CS 143 Project 5: Tracking and Structure from Motion
Nabeel Gillani

Overview

For this assignment, I followed the recommended pipeline, but opted to track a smaller number of points than the recommended amount. I tracked only salient features on the house in order to generate a strong representation (and resulting mesh) of the 3d reconstruction. I computed the initial Motion and Shape matrices and removed affine ambiguity according to the papers linked off of the assignment page.

Algorithms and Decisions

Computing Optical Flow

I vectorized this entire function in order to significantly increase runtime (from 10 minutes to approximately 15 seconds). I start by finding the appropriate gradient matrices for the current image. I then compute the matrices corresponding to the cross-term gradients (i.e. IxIx, IxIy, IxIt and IyIt) and use a box filter with window size equal to 15 to sum over the elements of the matrix. I multiplied by the inverse matrix on both sides to compute u and v. I then use u and v to find the appropriate offset by which we should increment each tracked point. Below is the set of points I decided to track (note the absence of points on the bumps near the ground):

Tracked Points - Frame 1

250 selected points

After tracking the progression of the keypoints throughout the frames, I then visualized a vector of 20 randomly selected points and their trajectories. In the image below, the red lines (composed of circles) represent the paths that each point travels on, the green "+" symbol (which is tough to see, but on the opposite side of the blue "+" on a given red streak) denotes the point's starting point, and the blue "+" symbol denotes the ending point.

2D Trajectories for Points

Number of Points depicted = 20

Because I tracked mainly points on the house itself, not that many of them moved out of frame. The perpetrators are depicted below as green "+" signs:

Points that moved out of frame

Number of points: 6

Finding Structure from Optical Flow Points

Once I built the matrix of tracked x and y points for each frame, I then implemented the algorithm described in both Tomasi and Kanade's 1992 paper as well as Morita and Kanade's 1997 publication. In referencing the first paper, I used the notes provided to first define the matrix D as the 2|F|x3 matrix of tracked x and y points "stacked" on top of one another. I then subtracted from each row point the mean of that row. After computing the SVD of D, I took the appropriate rows / columns of the resulting output matrices in order to construct first renditions of shape and motion matrices for our tracked points, infused with affine ambiguity.

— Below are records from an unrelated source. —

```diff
diff --git a/diffuman4d_b200/csrc/wgmma.cuh b/diffuman4d_b200/csrc/wgmma.cuh
--- a/diffuman4d_b200/csrc/wgmma.cuh
+++ b/diffuman4d_b200/csrc/wgmma.cuh
@@ -22,6 +22,15 @@
   return d;
 }
 
+
+__device__ __forceinline__ void wgmma_ss_n32(float (&d)[16], uint64_t a_desc, uint64_t b_desc, int scale_d) {
+  asm volatile(
+      "{\n\t.reg .pred p;\n\t"
+      "setp.ne.b32 p, %18, 0;\n\t"
+      "wgmma.mma_async.sync.aligned.m64n32k16.f32.bf16.bf16 {%0, %1, %2, %3, %4, %5, %6, %7, %8, %9, %10, %11, %12, %13, %14, %15}, %16, %17, p, 1, 1, 0, 0;\n\t}\n"
+      : "+f"(d[0]), "+f"(d[1]), "+f"(d[2]), "+f"(d[3]), "+f"(d[4]), "+f"(d[5]), "+f"(d[6]), "+f"(d[7]), "+f"(d[8]), "+f"(d[9]), "+f"(d[10]), "+f"(d[11]), "+f"(d[12]), "+f"(d[13]), "+f"(d[14]), "+f"(d[15])
+      : "l"(a_desc), "l"(b_desc), "r"(scale_d));
+}
 
 __device__ __forceinline__ void wgmma_ss_n64(float (&d)[32], uint64_t a_desc, uint64_t b_desc, int scale_d) {
   asm volatile(
```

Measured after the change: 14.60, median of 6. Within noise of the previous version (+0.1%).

To remove affine ambiguity, I referenced the second paper. Here, I first set up the matrix equations that force the rows of M to abide by the normalization constraints of an orthogonal camera to solve for the matrix L. I then took the Cholesky decomposition of L to arrive at C. Right multiplying the camera motion matrix by C and left multiplied the 3D point matrix S by C inverse was the last step in removing the ambiguity and arriving at our final motion and shape matrices.

Results

Predicted 3D Points for Different Views

Bottom View
Corner View
Top View

Camera Position X, Y, and Z movement over all frames

Normalized Camera Positions

Texture mapped + mesh final 3D reconstruction

Number of final points: 243

Analysis

Starting with the point reconstructions, we can see from these distinct views that the world point representations of the tracked points are indeed, in fact, fairly accurate. The image may appear sparse due to the limited number of points tracked, but looking at the corner view indicates the window and chimney forms.

The plots for the camera position vector changes over each successive frame make intuitive and observational sense. When viewing the images in sequence to see the entire video, the camera appears to move "right" (in the positive x direction), "down" (negative y direction), and somewhat "outward" in a curved fashion.

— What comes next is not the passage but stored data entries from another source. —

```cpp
template <bool GN>
__global__ __launch_bounds__(512) void conv3x3_wino_kernel(
    const uint16_t* __restrict__ in, const uint16_t* __restrict__ uw, const uint16_t* __restrict__ bias,
    int bias_img_stride, const uint16_t* __restrict__ residual, uint16_t* __restrict__ out, int Nimg, int H, int W,
    int Cin, int Cout, const float* __restrict__ mean_rstd, const uint16_t* __restrict__ gamma,
    const uint16_t* __restrict__ beta, int G, int apply_silu, int tiles_n, int tiles_x, int tiles_y, int nwg,
    float* __restrict__ stat_part)
{
    constexpr int BN = 128;
    constexpr int THREADS = 512;
    typedef __attribute__((ext_vector_type(4))) uint32_t u32x4;
    extern __shared__ __attribute__((aligned(16))) char smem[];
    char* sV = smem;
    char* sW = smem + 2 * kWinoVStage;
    char* sP = smem + 2 * kWinoVStage + 2 * kWinoWStage;

    const int tid = threadIdx.x, lane = tid & 63;
    const int wave = __builtin_amdgcn_readfirstlane(tid >> 6);
    int bid = blockIdx.x;
    if ((nwg & 7) == 0) bid = (bid & 7) * (nwg >> 3) + (bid >> 3);
    const int tn = bid % tiles_n, tm = bid / tiles_n;
    const int tpi = tiles_x * tiles_y;
    const int nimg = tm / tpi, trem = tm - nimg * tpi;
    const int tyi = trem / tiles_x, txi = trem - tyi * tiles_x;
    const int y0 = tyi * 16 - 1, x0 = txi * 16 - 1;
    const int n0 = tn * BN;

    const uint32_t row_bytes = (uint32_t)Cin * 2u;
    const __amdgpu_buffer_rsrc_t rs_in = buffer_rsrc(in, (uint32_t)Nimg * (uint32_t)(H * W) * row_bytes);
    const int kc = Cin / kWinoCK;
    const __amdgpu_buffer_rsrc_t rs_w = buffer_rsrc(uw, (uint32_t)tiles_n * 3u * (uint32_t)kc * (uint32_t)kWinoWStage);

    uint32_t p_goff[3];
    uint32_t p_keep = 0;
#pragma unroll
    for (int i = 0; i < 3; i++) {
        const int q = tid + THREADS * i;
        const int pix = q >> 2;
        const int py = pix / kPatch, px = pix - py * kPatch;
        const int gy = y0 + py, gx = x0 + px;
        const bool inimg = pix < kPatchPix && (unsigned)gy < (unsigned)H && (unsigned)gx < (unsigned)W;
        p_goff[i] = inimg ? (uint32_t)((nimg * H + gy) * W + gx) * row_bytes + (uint32_t)(q & 3) * 16u : kOOB;
        if (inimg) p_keep |= 1u << i;
    }
    auto issueP = [&](int c) {
        if (GD_WINO_ABLATE == 3) return;
#pragma unroll
        for (int i = 0; i < 3; i++) {
            if (i == 2 && wave >= 5) continue;
            bload_lds16(rs_in, p_goff[i], (uint32_t)c * (kWinoCK * 2), sP + (wave * 64 + THREADS * i) * 16);
        }
    };
    u32x4 p_reg[3];
    auto loadP = [&](int c) {
#pragma unroll
// ... 1 lines not shown
            if (i == 2 && wave >= 5) continue;
            p_reg[i] = __builtin_bit_cast(u32x4, __builtin_amdgcn_raw_buffer_load_b128(rs_in, (int)p_goff[i],
                                                                                    (int)(c * (kWinoCK * 2)), 0));
        }
    };
    const uint32_t sP_off = (uint32_t)(uintptr_t)sP;
    const uint32_t tab_off = (uint32_t)(uintptr_t)(smem + kWinoLds);
    auto storeP = [&](int c) {
        float sc[8], sh[8];
        gn_table_read(tab_off, c * (kWinoCK / 8) + (tid & 3), sc, sh);
#pragma unroll
        for (int i = 0; i < 3; i++) {
            if (i == 2 && wave >= 5) continue;
            const bool keep = (p_keep >> i) & 1u;
            u32x4 v;
#pragma unroll
            for (int k = 0; k < 4; k++) {
                float lo = __uint_as_float(p_reg[i][k] << 16), hi = __uint_as_float(p_reg[i][k] & 0xffff0000u);
                lo = lo * sc[2 * k] + sh[2 * k];
                hi = hi * sc[2 * k + 1] + sh[2 * k + 1];
                if (apply_silu) { lo = silu_fast(lo); hi = silu_fast(hi); }
                v[k] = keep ? pack_bf16(lo, hi) : 0u;
            }
            asm volatile("ds_write_b128 %0, %1" ::"v"(sP_off + (uint32_t)(tid + THREADS * i) * 16u), "v"(v) : "memory");
        }
    };
    const uint32_t w_voff = (uint32_t)tid * 16u;
    auto issueW = [&](int buf, int ky, int c) {
        char* dst = sW + buf * kWinoWStage;
        const uint32_t soff = (uint32_t)((tn * 3 + ky) * kc + c) * (uint32_t)kWinoWStage;
#pragma unroll
        for (int i = 0; i < 4; i++)
            bload_lds16(rs_w, w_voff + (uint32_t)(THREADS * 16 * i), soff, dst + (wave * 64 + THREADS * i) * 16);
    };
    auto transform_item = [&](char* dstV, int item) {
        const int c = item & 3, t = (item >> 2) & 7, r = item >> 5;
        const char* src = sP + (r * kPatch + 2 * t) * 64 + c * 16;
        u32x4 d[4];
#pragma unroll
        for (int j = 0; j < 4; j++) d[j] = *(const u32x4*)(src + j * 64);
        uint32_t v[4][4];
#pragma unroll
        for (int k = 0; k < 4; k++) {
            const uint32_t w0 = d[0][k], w1 = d[1][k], w2 = d[2][k], w3 = d[3][k];
            const float a0 = __uint_as_float(w0 << 16), b0 = __uint_as_float(w0 & 0xffff0000u);
            const float a1 = __uint_as_float(w1 << 16), b1 = __uint_as_float(w1 & 0xffff0000u);
            const float a2 = __uint_as_float(w2 << 16), b2 = __uint_as_float(w2 & 0xffff0000u);
            const float a3 = __uint_as_float(w3 << 16), b3 = __uint_as_float(w3 & 0xffff0000u);
            v[0][k] = pack_bf16(a0 - a2, b0 - b2);
            v[1][k] = pack_bf16(a1 + a2, b1 + b2);
            v[2][k] = pack_bf16(a2 - a1, b2 - b1);
            v[3][k] = pack_bf16(a1 - a3, b1 - b3);
        }
        const int key = ((r & 1) << 1) | (t >> 2);
        const uint32_t o = (uint32_t)(uintptr_t)(dstV + r * 512 + t * 64 + ((c ^ key) << 4));
#pragma unroll
        for (int p = 0; p < 4; p++) {
            const u32x4 pv = {v[p][0], v[p][1], v[p][2], v[p][3]};
            asm volatile("ds_write_b128 %0, %1 offset:%2" ::"v"(o), "v"(pv), "n"(p * 9216) : "memory");
        }
    };

    const int pp = wave & 1, wc = (wave >> 1) & 1, wq = wave >> 2;
    const int fk = lane >> 5, fn = lane & 31;
    f32x16 acc[2][2][2];
#pragma unroll
    for (int p = 0; p < 2; p++)
#pragma unroll
        for (int a = 0; a < 2; a++)
#pragma unroll
            for (int b = 0; b < 2; b++)
#pragma unroll
                for (int k = 0; k < 16; k++) acc[p][a][b][k] = 0.f;
    uint32_t a_rd[2], b_rd[2];
#pragma unroll
    for (int a = 0; a < 2; a++) a_rd[a] = (uint32_t)((wc * 64 + a * 32 + fn) * 64);
#pragma unroll
    for (int b = 0; b < 2; b++) b_rd[b] = (uint32_t)((wq * 8 + b * 4 + (fn >> 3)) * 512 + (fn & 7) * 64);
    const uint32_t a_key = (uint32_t)((fn >> 2) & 3);
    const uint32_t b_keylo = (uint32_t)((fn & 7) >> 2);

    const int nsteps = 3 * kc;
    if (GN) {
        gn_table_fill(tab_off, tid, THREADS, Cin, G, nimg, mean_rstd, gamma, beta);
        loadP(0);
        gn_table_sync();
        storeP(0);
    } else {
        issueP(0);
    }
    issueW(0, 0, 0);
    asm volatile("s_waitcnt vmcnt(0)" ::: "memory");
    __syncthreads();
    transform_item(sV, tid);
    if (wave == 0) transform_item(sV, 512 + lane);
    __syncthreads();
    if (kc > 1) { if (GN) { loadP(1); storeP(1); } else issueP(1); }
    int s = 0;
    for (int c = 0; c < kc; c++) {
        const char* pv = sV + (c & 1) * kWinoVStage;
        char* nv = sV + ((c + 1) & 1) * kWinoVStage;
        for (int ky = 0; ky < 3; ky++, s++) {
            const int bufW = s & 1;
            asm volatile("s_waitcnt vmcnt(0)" ::: "memory");
            __syncthreads();
            if (s + 1 < nsteps && GD_WINO_ABLATE != 2) issueW(bufW ^ 1, ky == 2 ? 0 : ky + 1, ky == 2 ? c + 1 : c);
            if (c + 1 < kc) {
                if (ky == 0) {
                    if (GD_WINO_ABLATE != 1) transform_item(nv, tid);
                    if (GN && c + 2 < kc) loadP(c + 2);
                } else if (ky == 1) {
                    if (wave == (c & 7) && GD_WINO_ABLATE != 1) transform_item(nv, 512 + lane);
                } else if (c + 2 < kc) {
                    if (GN) storeP(c + 2); else issueP(c + 2);
                }
            }
            const char* pw = sW + bufW * kWinoWStage;
            const uint32_t b_key = ((((uint32_t)(fn >> 3) + (uint32_t)ky) & 1u) << 1) | b_keylo;
#pragma unroll
            for (int kk = 0; kk < 2; kk++) {
                const uint32_t ch = (uint32_t)(kk * 2 + fk);
#pragma unroll
                for (int p = 0; p < 2; p++) {
                    const int pos = 2 * pp + p;
                    bf16x8_t wf[2], vf[2];
#pragma unroll
                    for (int a = 0; a < 2; a++)
                        wf[a] = *(const bf16x8_t*)(pw + pos * (128 * 64) + a_rd[a] + ((ch ^ a_key) << 4));
#pragma unroll
                    for (int b = 0; b < 2; b++)
                        vf[b] = *(const bf16x8_t*)(pv + pos * 9216 + b_rd[b] + ky * 512 + ((ch ^ b_key) << 4));
                    if (GD_WINO_ABLATE == 4) {
#pragma unroll
                        for (int a = 0; a < 2; a++)
#pragma unroll
                            for (int b = 0; b < 2; b++) acc[p][a][b][0] += (float)wf[a][0] * (float)vf[b][1];
                    } else {
#pragma unroll
                        for (int a = 0; a < 2; a++)
#pragma unroll
                            for (int b = 0; b < 2; b++)
                                acc[p][a][b] = __builtin_amdgcn_mfma_f32_32x32x16_bf16(wf[a], vf[b], acc[p][a][b], 0, 0, 0);
                    }
                }
            }
        }
    }

    __syncthreads();
    if (GD_WINO_ABLATE != 5) {
        char* mine = smem + wave * 16384;
#pragma unroll
        for (int a = 0; a < 2; a++)
#pragma unroll
            for (int b = 0; b < 2; b++) {
#pragma unroll
                for (int q = 0; q < 4; q++) {
                    f32x4 sd;
#pragma unroll
                    for (int e = 0; e < 4; e++) sd[e] = pp ? acc[0][a][b][4 * q + e] : acc[1][a][b][4 * q + e];
                    *(f32x4*)(mine + ((a * 2 + b) * 4 + q) * 1024 + lane * 16) = sd;
                }
            }
    }
    __syncthreads();
    {
        const char* theirs = smem + (wave ^ 1) * 16384;
#pragma unroll
        for (int a = 0; a < 2; a++)
#pragma unroll
            for (int b = 0; b < 2; b++)
#pragma unroll
                for (int q = 0; q < 4; q++) {
                    const f32x4 rv = GD_WINO_ABLATE == 5 ? f32x4{0.f, 1.f, 2.f, 3.f}
                                                         : *(const f32x4*)(theirs + ((a * 2 + b) * 4 + q) * 1024 + lane * 16);
#pragma unroll
                    for (int e = 0; e < 4; e++) {
                        const float sm = acc[0][a][b][4 * q + e] + acc[1][a][b][4 * q + e];
                        acc[0][a][b][4 * q + e] = pp ? rv[e] - sm : sm + rv[e];
                    }
                }
    }
    __syncthreads();

    char* tr = smem + wave * kTrWave;
    bool ok[2];
    size_t opix[2];
#pragma unroll
    for (int b = 0; b < 2; b++) {
        const int oy = tyi * 16 + wq * 8 + b * 4 + (fn >> 3), ox = txi * 16 + 2 * (fn & 7) + pp;
        ok[b] = oy < H && ox < W;
        opix[b] = ((size_t)nimg * H + oy) * W + ox;
    }
    const uint16_t* bias_n = bias ? bias + (size_t)nimg * bias_img_stride : nullptr;
    const int stat_rows = tpi * 8;
    const int stat_row = (tyi * tiles_x + txi) * 8 + (pp * 2 + wq) * 2 + ((lane >> 4) & 1);
    const bool wide = (Cout & 7) == 0;
#pragma unroll
    for (int a = 0; a < 2; a++) {
#pragma unroll
        for (int q = 0; q < 4; q++) {
            const int co = n0 + wc * 64 + a * 32 + 8 * q + 4 * fk;
            const bool cok = co < Cout;
            float bv[4] = {0.f, 0.f, 0.f, 0.f};
            if (bias_n && cok) {
                const uint2 bb = *(const uint2*)(bias_n + co);
                bv[0] = bf2f((uint16_t)(bb.x & 0xffff)); bv[1] = bf2f((uint16_t)(bb.x >> 16));
                bv[2] = bf2f((uint16_t)(bb.y & 0xffff)); bv[3] = bf2f((uint16_t)(bb.y >> 16));
            }
            float2 st = make_float2(0.f, 0.f);
#pragma unroll
            for (int b = 0; b < 2; b++) {
                if (!ok[b] || !cok) continue;
                float v[4];
#pragma unroll
                for (int e = 0; e < 4; e++) v[e] = acc[0][a][b][4 * q + e] + bv[e];
                if (residual) {
                    const uint2 rv = *(const uint2*)(residual + opix[b] * Cout + co);
                    v[0] += bf2f((uint16_t)(rv.x & 0xffff)); v[1] += bf2f((uint16_t)(rv.x >> 16));
                    v[2] += bf2f((uint16_t)(rv.y & 0xffff)); v[3] += bf2f((uint16_t)(rv.y >> 16));
                }
                uint2 o;
                o.x = pack_bf16(v[0], v[1]);
                o.y = pack_bf16(v[2], v[3]);
                if (wide) *(uint2*)(tr + (b * 32 + fn) * kTrRow + 16 * q + 8 * fk) = o;
                else *(uint2*)(out + opix[b] * Cout + co) = o;
                if (stat_part) stat_accumulate(st, o);
            }
            if (stat_part) {
                const float sx = row16_sum(st.x), sy = row16_sum(st.y);
                if ((lane & 15) == 0 && cok)
                    *(float2*)(stat_part + (((size_t)nimg * (Cout >> 2) + (co >> 2)) * stat_rows + stat_row) * 2) =
                        make_float2(sx, sy);
            }
        }
        if (wide) {
            __builtin_amdgcn_wave_barrier();
#pragma unroll
            for (int i = 0; i < 4; i++) {
                const int pr = (lane >> 2) + 16 * i, ch = lane & 3;
                const int oy = tyi * 16 + wq * 8 + (pr >> 5) * 4 + ((pr & 31) >> 3), ox = txi * 16 + 2 * (pr & 7) + pp;
                const int co8 = n0 + wc * 64 + a * 32 + 8 * ch;
                if (oy < H && ox < W && co8 < Cout) {
                    const uint4 v = *(const uint4*)(tr + pr * kTrRow + ch * 16);
                    if (GD_WINO_ABLATE != 6 || H < 0) *(uint4*)(out + (((size_t)nimg * H + oy) * W + ox) * Cout + co8) = v;
                }
            }
            __builtin_amdgcn_wave_barrier();
        }
    }
}
```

The resulting texture mapped figure is also a reasonable reconstruction of the original item. The red streaks here are the plotted camera position vectors (directed inwards towards the center of the house). The mesh here looks coarse, but looking closely at the texture and mesh intersection points reveals a nice correspondence between the more prominent corner features in the image and the intersection points of the mesh.

Summary

Overall, selecting a small number of Harris corners (~250) to track yielded better results, albeit a finer mesh, than my implementation with ~500 initial points. Vectorizing the optical flow computation was crucial in fast testing and development. The algorithms presented in the papers were also straight forward. An easy experiment I didn't try was changing the window size - something I expect would alter the relative shift of each point being tracked over successive frames. Overall, I enjoyed this project and hope to learn more about the different applications of SFM in the future.

Shoutouts

Shoutout to edwallac for helping me understand the assignment better, and especially to vmoussav and psastras for helping me try and track down the most viscious bug known to mankind. They are beasts (in a good way), and I will love them forever.